# Ghetto PAX ...



## Hunter420 (May 1, 2016)

They were very rude!!! And they also put a cigarette out on my rug! Besides verbal harrassment! Sticking gum on my seat!


----------



## AllenChicago (Nov 19, 2015)

i thougt you steer clear of the ghetto.


----------



## macchiato (Sep 29, 2015)

Report it and get at least $50 from them. Don't back down from this if Lyft charges less. This is a horrible way for you and your vehicle to be treated. Also ask them to re-rate them 1* if you gave them a higher score.


----------



## tohunt4me (Nov 23, 2015)

Hunter420 said:


> View attachment 58785
> They were very rude!!! And they also put a cigarette out on my rug! Besides verbal harrassment! Sticking gum on my seat!
> View attachment 58786


Ew

Looks worse than gum


----------



## New2This (Dec 27, 2015)

I wouldn't run a black light over that...


----------



## tohunt4me (Nov 23, 2015)

I'm sorry but my garbage cans look better than that


----------



## ColdRider (Oct 19, 2015)

That's your tip!


----------



## Hunter420 (May 1, 2016)

AllenChicago said:


> i thougt you steer clear of the ghetto.

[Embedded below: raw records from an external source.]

template <int HT, int D, int DIR, bool LOGP, int NW>
__global__ __launch_bounds__(64 * NW) void affine_schain_kernel(
    NfxChainPacks packs, int nl, const float* __restrict__ in, float* __restrict__ out,
    float* __restrict__ logdet, int64_t B, int accumulate, int64_t nchunks, int slice_chunks,
    float* __restrict__ logp, double* __restrict__ partials, double* __restrict__ sums, float cgauss) {
    constexpr AffineLayout L = affine_layout(D, HT);
    constexpr AffineSplit SL = affine_split(D, HT);
    static_assert(affine_has_split(D, HT), "the streaming chain runs the split nets");
    constexpr int KS1 = L.KS1;
    constexpr int WPAD = schain_wpad<HT, D>();
    constexpr int NT = 64 * NW;
    extern __shared__ f32x4 lds4[];
    float* wbuf = reinterpret_cast<float*>(lds4);
    float* sx = wbuf + 2 * WPAD;
    float* sld = sx + (size_t)slice_chunks * 64 * D;

    const uint32_t wbuf_lds = lds_addr_of(lds4);
    const int wave = __builtin_amdgcn_readfirstlane(threadIdx.x >> 6);
    const int lane = lane_id(), h = lane >> 5, col = lane & 31;
    const int64_t c0 = nchunks * blockIdx.x / gridDim.x, c1 = nchunks * (blockIdx.x + 1) / gridDim.x;

    auto stage = [&](int li, int buf) {
        const float* src = packs.p[DIR > 0 ? li : nl - 1 - li] + L.s;
        for (int c = wave; c < WPAD / 256; c += NW) {
            int idx = c * 256 + lane * 4;
            if (idx > SL.total - 4) idx = SL.total - 4;
            lds_dma_x4(src + idx, wbuf_lds + (uint32_t)(buf * WPAD + c * 256) * 4u);
        }
    };

    double lpacc = 0.0;
    int g = 0;
    if (c0 < c1) stage(0, 0);
    for (int64_t s0 = c0; s0 < c1; s0 += slice_chunks) {
        const int64_t s1 = s0 + slice_chunks < c1 ? s0 + slice_chunks : c1;
        const int64_t r0 = s0 * 64;
        const int rows = (int)((B < s1 * 64 ? B : s1 * 64) - r0);
        for (int e = threadIdx.x; e < rows * D; e += NT) sx[e] = in[r0 * D + e];
        for (int e = threadIdx.x; e < rows; e += NT) sld[e] = accumulate ? logdet[r0 + e] : 0.f;
        const int nch = (int)(s1 - s0);
        const int F = nch / NW, R = nch - F * NW;
        const bool split = 2 * R <= NW;
        const int nfull = split ? F : F + (wave < R ? 1 : 0);
        const bool half = split && wave < 2 * R;
        const int half_base = F * NW * 64 + wave * 32;

        for (int li = 0; li < nl; ++li) {
            lds_dma_wait();
            __syncthreads();
            if (li + 1 < nl)
                stage(li + 1, (g + 1) & 1);
            else if (s0 + slice_chunks < c1)
                stage(0, (g + 1) & 1);
            const float* W = wbuf + (g & 1) * WPAD;
            const float* Pg = packs.p[DIR > 0 ? li : nl - 1 - li];
            const bool first = li == 0 && !accumulate;
            float mk[D], mkb[KS1];
#pragma unroll
            for (int j = 0; j < D; ++j) mk[j] = W[SL.mask + j];
#pragma unroll
            for (int ks = 0; ks < KS1; ++ks) mkb[ks] = (2 * ks + h < D) ? W[SL.mask + 2 * ks + h] : 0.f;

            auto unit = [&](auto tiles_c, int ub) {
                constexpr int TILES = decltype(tiles_c)::value;
                const int so = ub + lane;
                const bool act = lane < 32 * TILES && so < rows;
                float xr[D];
                if (act) {
                    load_row<D>(sx + so * D, xr);
                } else {
#pragma unroll
                    for (int j = 0; j < D; ++j) xr[j] = 0.f;
                }
                float xb[2][KS1];
                if constexpr (D == 2) {
                    const float other = halves_other(xr[0], xr[1]);
                    xb[0][0] = (h ? other : xr[0]) * mkb[0];
                    xb[1][0] = (h ? xr[1] : other) * mkb[0];
                } else {
#pragma unroll
                    for (int st = 0; st < 2; ++st) {
                        const int s = ub + 32 * st + col;
#pragma unroll
                        for (int ks = 0; ks < KS1; ++ks) {
                            const int k = 2 * ks + h;
                            xb[st][ks] = (32 * st + col < 32 * TILES && s < rows && k < D) ? sx[s * D + k] * mkb[ks] : 0.f;
                        }
                    }
                }
                const float* Wi = W + opaque_zero();
                float sv[D], bv[D];
                affine_nets_split<HT, D, TILES, affine_split_piped(HT, D)>(Wi, SL, Pg, L, xb, sv, bv);
                if (act) {
#pragma clang fp contract(off)
                    float y[D];
                    float ld = 0.f;
#pragma unroll
                    for (int j = 0; j < D; ++j) {
                        const float m = mk[j], om = 1.f - m;
                        const float xa = xr[j] * m;
                        float t;
                        if constexpr (DIR < 0) {
                            t = (xr[j] - bv[j]) * exp_fast(-sv[j]);
                            ld = ld + om * (-sv[j]);
                        } else {
                            t = xr[j] * exp_fast(sv[j]) + bv[j];
                            ld = ld + om * sv[j];
                        }
                        const float v = xa + om * t;
                        y[j] = nonfinite(v) ? 0.f : v;
                    }
                    if (nonfinite(ld)) ld = 0.f;
                    store_row<D>(sx + so * D, y);
                    sld[so] = first ? ld : sld[so] + ld;
                }
            };
            for (int u = 0; u < nfull; ++u) unit(std::integral_constant<int, 2>{}, (wave + u * NW) * 64);
            if (half) unit(std::integral_constant<int, 1>{}, half_base);
            ++g;
        }
        __syncthreads();
        for (int e = threadIdx.x; e < rows * D; e += NT) out[r0 * D + e] = sx[e];
        for (int e = threadIdx.x; e < rows; e += NT) {
            const float ldt = sld[e];
            logdet[r0 + e] = ldt;
            if constexpr (LOGP) {
                const float* rw = sx + (size_t)e * D;
                float m = gauss_sq0(rw[0]);
#pragma unroll
                for (int j = 1; j < D; ++j) m = gauss_sq(m, rw[j]);
                const float lp = gauss_lp(m, cgauss, ldt);
                logp[r0 + e] = lp;
                lpacc += (double)lp;
            }
        }
        __syncthreads();
    }
    if constexpr (LOGP) {
        logp_commit<NT>(lpacc, partials, sums, B);
    }
}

It was Hollywood Hills! Every time I go up their its just drug addicts, drunk, spoiled, crass PAX! And GHETTO!


----------



## DrivingStPete (Jul 30, 2015)

Why did you let that happen? Why did you let them smoke in your car?


----------



## Hunter420 (May 1, 2016)

I didn't see the girl smoking, until I was down the hill, then was focusing on the guy in the front blasting the stereo, playing with nobs.
3 in the back singing and screaming loud, The windows were down, They was so much going on, after I smelled smoke. It was only a few blocks away, I Just wanted them out, without any more problems. but it was from Olympus too a hotel on Sunset. She was cussing at me for an excillerary cord!! The entire time. It was probably my worst ride ever!!! And lyft only paid me 35 dollars!!! And she said she left her phone. I would of kicked them out, but I didn't wanna escalate anything. They seemed really drunk and coked up.


----------



## UberPartnerDennis (Jun 21, 2015)

Good lord...I have never had anyone show that much disrespect in my car.....sorry this happened to you...push lyft for the full 50 as mentioned above, dont let them get away with just 35


----------



## Hunter420 (May 1, 2016)

She wanted me to email her, and get my number. Yea right!! She was crazy! also stuck gum on my window! Hollywood Hills has really disrespectful PAX. Mostly every ride up their is an issue. Those airbnb party houses are the worse!


----------



## dirtylee (Sep 2, 2015)

A lot of lyft pax I've gotten lately have been banned by uber. It's so damn obvious it's not funny.


----------



## DrivingStPete (Jul 30, 2015)

Hunter420 said:


> I didn't see the girl smoking, until I was down the hill, then was focusing on the guy in the front blasting the stereo, playing with nobs.
> 3 in the back singing and screaming loud, The windows were down, They was so much going on, after I smelled smoke. It was only a few blocks away, I Just wanted them out, without any more problems. but it was from Olympus too a hotel on Sunset. She was cussing at me for an excillerary cord!! The entire time. It was probably my worst ride ever!!! And lyft only paid me 35 dollars!!! And she said she left her phone. I would of kicked them out, but I didn't wanna escalate anything. They seemed really drunk and coked up.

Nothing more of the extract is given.